Rhombic Dodecahedron – The "Spheric" of Synergetics

The Rhombic Dodecahedron (red/white) is a space-filling polyhedron, meaning it can pack together with other RD of the same dimensions to perfectly tessellate three-dimensional space, leaving no gaps or overlaps. The Isotropic Vector Matrix (disclosed by the relational lines of force between the closest packing of spheres) is a complex of Tetrahedra and Octahedra that also join to form the Vector Equilibrium (Blue) at different frequencies. The RD stellates to define the vertices of the VE, which orients the observer to another volumetric accounting approach to event phenomena in Universe. Bucky called the RD the “Spheric” because it is the most economic subdivision in universe and defines the domain of the unit radius sphere in closest packing.

From Buckminster Fuller’s Synergetics:

426.20 Allspace Filling: The rhombic dodecahedra symmetrically fill allspace in symmetric consort with the isotropic vector matrix. Each rhombic dodecahedron defines exactly the unique and omnisimilar domain of every radiantly alternate vertex of the isotropic vector matrix as well as the unique and omnisimilar domains of each and every interior-exterior vertex of any aggregate of closest-packed, uniradius spheres whose respective centers will always be congruent with every radiantly alternate vertex of the isotropic vector matrix, with the corresponding set of alternate vertexes always occuring at all the intertangency points of the closest-packed spheres.

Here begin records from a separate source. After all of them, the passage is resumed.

template <bool BURST, int PROBE>
__global__ __launch_bounds__(256, 2) void sub_vmat_sym_kernel(const double *__restrict__ ao_c, const double *__restrict__ aow_c,
                                                              SubTiles tl, const int *__restrict__ work, int G, int nao,
                                                              double *__restrict__ vmat, long ldv, int flip)
{
    __shared__ double sb0[2 * KB * LDN];
    __shared__ double sb1[2 * KB * LDN];
    constexpr int PA = KB * LDN;
    const int tid = threadIdx.x, lane = tid & 63;
    const int wave = __builtin_amdgcn_readfirstlane(tid >> 6);
    const int *w = work + 6 * (long)blockIdx.x;
    const int t = w[0], p0 = w[1], gp = w[2], q0 = w[3], gq = w[4], diag = w[5];
    if (gp == 0) return;
    const int ld = tl.ld[t];
    const int voff = lane * 16, ld8 = ld * 8;
    const int role = wave ^ ((flip == 1 ? (blockIdx.x >> 3) & 1 : flip == 2 ? (blockIdx.x >> 8) & 1 : 0) ? 3 : 0);
    const int wr = role >> 1, wc = role & 1;
    const int fk = lane >> 4, fn = lane & 15;
    const int ga0 = (gp + 1) >> 1, gb0 = (gq + 1) >> 1;
    const int na = wr == 0 ? ga0 : gp - ga0, nb = wc == 0 ? gb0 : gq - gb0;
    const int ra = wr * ga0 * 16, cb = wc * gb0 * 16;
    const int offa = fk * LDN + ra + fn, offb = PA + fk * LDN + cb + fn;
    const double *A = ao_c + tl.ao_off[t], *W = aow_c + tl.aow_off[t];
    const int nphase = diag ? 1 : 2;

    double4_t acc[4][4];
#pragma unroll
    for (int a = 0; a < 4; a++)
#pragma unroll
        for (int b = 0; b < 4; b++) acc[a][b] = double4_t{0, 0, 0, 0};

    auto kloop = [&](auto NAc, auto NBc) {
        constexpr int NA = decltype(NAc)::value, NB = decltype(NBc)::value;
        for (int ph = 0; ph < nphase; ph++) {
            const __amdgpu_buffer_rsrc_t r_a = __builtin_amdgcn_make_buffer_rsrc((void *)((ph ? W : A) + p0), 0, 0xffffffff, 0x00020000);
            const __amdgpu_buffer_rsrc_t r_b = __builtin_amdgcn_make_buffer_rsrc((void *)((ph ? A : W) + q0), 0, 0xffffffff, 0x00020000);
            auto stage_row = [&](int k0, double *dst, int j) {
                const int k = wave * 4 + j;
                __builtin_amdgcn_raw_ptr_buffer_load_lds(r_a, (__attribute__((address_space(3))) void *)(dst + k * LDN), 16, voff, (k0 + k) * ld8, 0, 0);
                __builtin_amdgcn_raw_ptr_buffer_load_lds(r_b, (__attribute__((address_space(3))) void *)(dst + PA + k * LDN), 16, voff, (k0 + k) * ld8, 0, 0);
            };
            auto step = [&](const double *cur, double *nxt, int k0) {
                asm volatile("s_waitcnt vmcnt(0)" ::: "memory");
                __syncthreads();
                const int kn = (k0 + KB < G) ? k0 + KB : k0;
#pragma unroll
                for (int kk = 0; kk < KB; kk += 4) {
                    double af[4], bf[4];
#pragma unroll
                    for (int a = 0; a < NA; a++) af[a] = cur[offa + kk * LDN + a * 16];
#pragma unroll
                    for (int b = 0; b < NB; b++) bf[b] = cur[offb + kk * LDN + b * 16];
                    if (PROBE == 2) {
                    } else if (BURST) {
                        if (kk == 0) {
#pragma unroll
                            for (int j = 0; j < 4; j++) stage_row(kn, nxt, j);
                        }
                    } else {
                        stage_row(kn, nxt, kk >> 2);
                    }
                    if (PROBE == 3) {
                        acc[0][0][0] += af[0] + bf[0];
                        continue;
                    }
#pragma unroll
                    for (int a = 0; a < NA; a++)
#pragma unroll
                        for (int b = 0; b < NB; b++) acc[a][b] = mfma_f64_16x16x4(af[a], bf[b], acc[a][b]);
                }
            };
            __syncthreads();
#pragma unroll
            for (int j = 0; j < 4; j++) stage_row(0, sb0, j);
            for (int k0 = 0; k0 < G; k0 += 2 * KB) {
                step(sb0, sb1, k0);
                if (k0 + KB < G) step(sb1, sb0, k0 + KB);
            }
            asm volatile("s_waitcnt vmcnt(0)" ::: "memory");
        }
    };
    using I0 = std::integral_constant<int, 0>;
    using I1 = std::integral_constant<int, 1>;
    using I2 = std::integral_constant<int, 2>;
    using I3 = std::integral_constant<int, 3>;
    using I4 = std::integral_constant<int, 4>;
    auto pick_b = [&](auto NAc) {
        switch (nb) {
        case 1: kloop(NAc, I1{}); break;
        case 2: kloop(NAc, I2{}); break;
        case 3: kloop(NAc, I3{}); break;
        default: kloop(NAc, I4{}); break;
        }
    };
    if (na <= 0 || nb <= 0) {
        kloop(I0{}, I0{});
        return;
    }
    switch (na) {
    case 1: pick_b(I1{}); break;
    case 2: pick_b(I2{}); break;
    case 3: pick_b(I3{}); break;
    default: pick_b(I4{}); break;
    }
    if (PROBE == 1) {
        double sum = 0;
#pragma unroll
        for (int a = 0; a < 4; a++)
#pragma unroll
            for (int b = 0; b < 4; b++) sum += acc[a][b][0] + acc[a][b][1] + acc[a][b][2] + acc[a][b][3];
        if (sum == 1.2345e300) vmat[0] = 1;
        return;
    }
    const int *idx = tl.idx + tl.idx_off[t];
#pragma unroll
    for (int b = 0; b < 4; b++) {
        if (b >= nb) continue;
        const int col = q0 + cb + b * 16 + fn;
        if (col >= ld) continue;
        const int aj = idx[col];
        if (aj >= nao) continue;
#pragma unroll
        for (int a = 0; a < 4; a++) {
            if (a >= na) continue;
#pragma unroll
            for (int r = 0; r < 4; r++) {
                const int rowi = p0 + ra + a * 16 + fk + 4 * r;
                if (rowi >= ld) continue;
                const int ai = idx[rowi];
                if (ai >= nao) continue;
                if (!diag) unsafeAtomicAdd(vmat + (long)ai * ldv + aj, acc[a][b][r]);
                else if (rowi > col) unsafeAtomicAdd(vmat + (long)ai * ldv + aj, acc[a][b][r]);
                else if (rowi < col) unsafeAtomicAdd(vmat + (long)aj * ldv + ai, acc[a][b][r]);
                else unsafeAtomicAdd(vmat + (long)ai * ldv + aj, 2.0 * acc[a][b][r]);
            }
        }
    }
}

__global__ void mirror_tril_kernel(const double *__restrict__ part, int m, int ldc, double *__restrict__ out)
{
    const int j = blockIdx.x * blockDim.x + threadIdx.x;
    const int i = blockIdx.y;
    if (j >= m) return;
    out[(long)i * m + j] = i >= j ? part[(long)i * ldc + j] : part[(long)j * ldc + i];
}

__global__ __launch_bounds__(256) void sub_gather_kernel(const double *__restrict__ dense, long dense_rows, int ldao,
                                                         int ncomp, long row0, long nrows_valid, SubTiles tl, int G,
                                                         int nao, double *__restrict__ ao_c)
{
    const int t = blockIdx.z;
    const int ld = tl.ld[t];
    const int m = blockIdx.x * 256 + threadIdx.x;
    if (m >= ld) return;
    const long g = blockIdx.y;
    const long row = row0 + (long)t * G + g;
    const int mu = tl.idx[tl.idx_off[t] + m];
    const bool ok = row < nrows_valid && mu < nao;
    for (int c = 0; c < ncomp; c++)
        ao_c[tl.ao_off[t] + ((long)c * G + g) * ld + m] = ok ? dense[((long)c * dense_rows + row) * ldao + mu] : 0.0;
}

}

extern "C" {

int PAMD_set_tuning_xc(const char *key, int value)
{
    if (strcmp(key, "orbdotdma") == 0) { g_orb_dot_dma = value; return 0; }
    if (strcmp(key, "orbrho") == 0) { g_orb_rho_fused = value; return 0; }
    if (strcmp(key, "orbrho128") == 0) { g_orb_rho_128 = value; return 0; }
    if (strcmp(key, "vmatxcd") == 0) { g_vmat_xcd = value; return 0; }
    if (strcmp(key, "vmatflip") == 0) { g_vmat_flip = value; return 0; }
    if (strcmp(key, "vmateven") == 0) { g_vmat_even = value; return 0; }
    if (strcmp(key, "vmatburst") == 0) { g_vmat_burst = value; return 0; }
    if (strcmp(key, "vmatprobe") == 0) { g_vmat_probe = value; return 0; }
    return pamd::set_error(-3, "unknown tuning key", __FILE__, __LINE__);
}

426.21 The rhombic dodecahedron contains the most volume with the least surface of all the allspace-filling geometrical forms, ergo, rhombic dodecahedra are the most economical allspace subdividers of Universe. The rhombic dodecahedra fill and symmetrically subdivide allspace most economically, while simultaneously, symmetrically, and exactly defining the respective domains of each sphere as well as the spaces between the spheres, the respective shares of the inter-closest-packed-sphere-interstitial space. The rhombic dodecahedra are called "spherics," for their respective volumes are always the unique closest-packed, uniradius spheres' volumetric domains of reference within the electively generatable and selectively "sizable" or tunable of all isotropic vector matrixes of all metaphysical "considering" as regeneratively reoriginated by any thinker anywhere at any time; as well as of all the electively generatable and selectively tunable (sizable) isotropic vector matrixes of physical electromagnetics, which are also reoriginatable physically by anyone anywhere in Universe.

426.32 A spheric has 144 A and B modules, and there are 24 A Quanta Modules (see Sec. 920 and 940) in the tetrahedron, which equals l/6th of a spheric. Each of the tetrahedron's 24 modules contains 1/144th of a sphere, plus 1/l44th of the nonsphere space unique to the individual domain of the specific sphere of which it is a l/144th part, and whose spheric center is congruent with the most acute-angle vertex of each and all of the A and B Quanta Modules. The four corners of the tetrahedron are centers of four embryonic (potential) spheres.

426.41 The rhombic dodecahedron's 144 modules may be reoriented within it to be either radiantly disposed from the contained sphere's center of volume or circumferentially arrayed to serve as the interconnective pattern of six 1/6thspheres, with six of the dodecahedron's 14 vertexes congruent with the centers of the six individual l/6th spheres that it interconnects. The six l/6th spheres are completed when 12 additional rhombic dodecahedra are close-packed around it.

426.42 The fact that the rhombic dodecahedron can have its 144 modules oriented as either introvert-extrovert or as three-way circumferential provides its valvability between broadcasting-transceiving and noninterference relaying. The first radio tuning crystal must have been a rhombic dodecahedron.

536.43 The most complete description of the domain of a point is not a vector equilibrium but a rhombic dodecahedron, because it would have to be allspace filling and because it has the most omnidirectional symmetry. The nearest thing

you could get to a sphere in relation to a point, and which would fill all space, is the rhombic dodecahedron.

954.55 Again reviewing for recall momentum, we note that the unique asymmetrical Coupler octahedron nests elegantly into the diamond-faceted valley on each of the 12 sides of the rhombic dodecahedron (called spheric because each

rhombic dodecahedron constitutes the unique allspace-filling domain of each and every unit radius sphere of all closest-packed, unit-radius sphere aggregates of Universe, the sphere centers of which, as well as the congruent rhombic dodecahedra centers of which, are also congruent with all the vertexes of all isotropic vector matrixes of Universe).

955.51 At the heart of the vector equilibrium is the ball in the center of the rhombic dodecahedron.

955.52 Of all the polyhedra, nothing falls so readily into a closestpacked group of its own kind as does the rhombic dodecahedron, the most common polyhedron found in nature.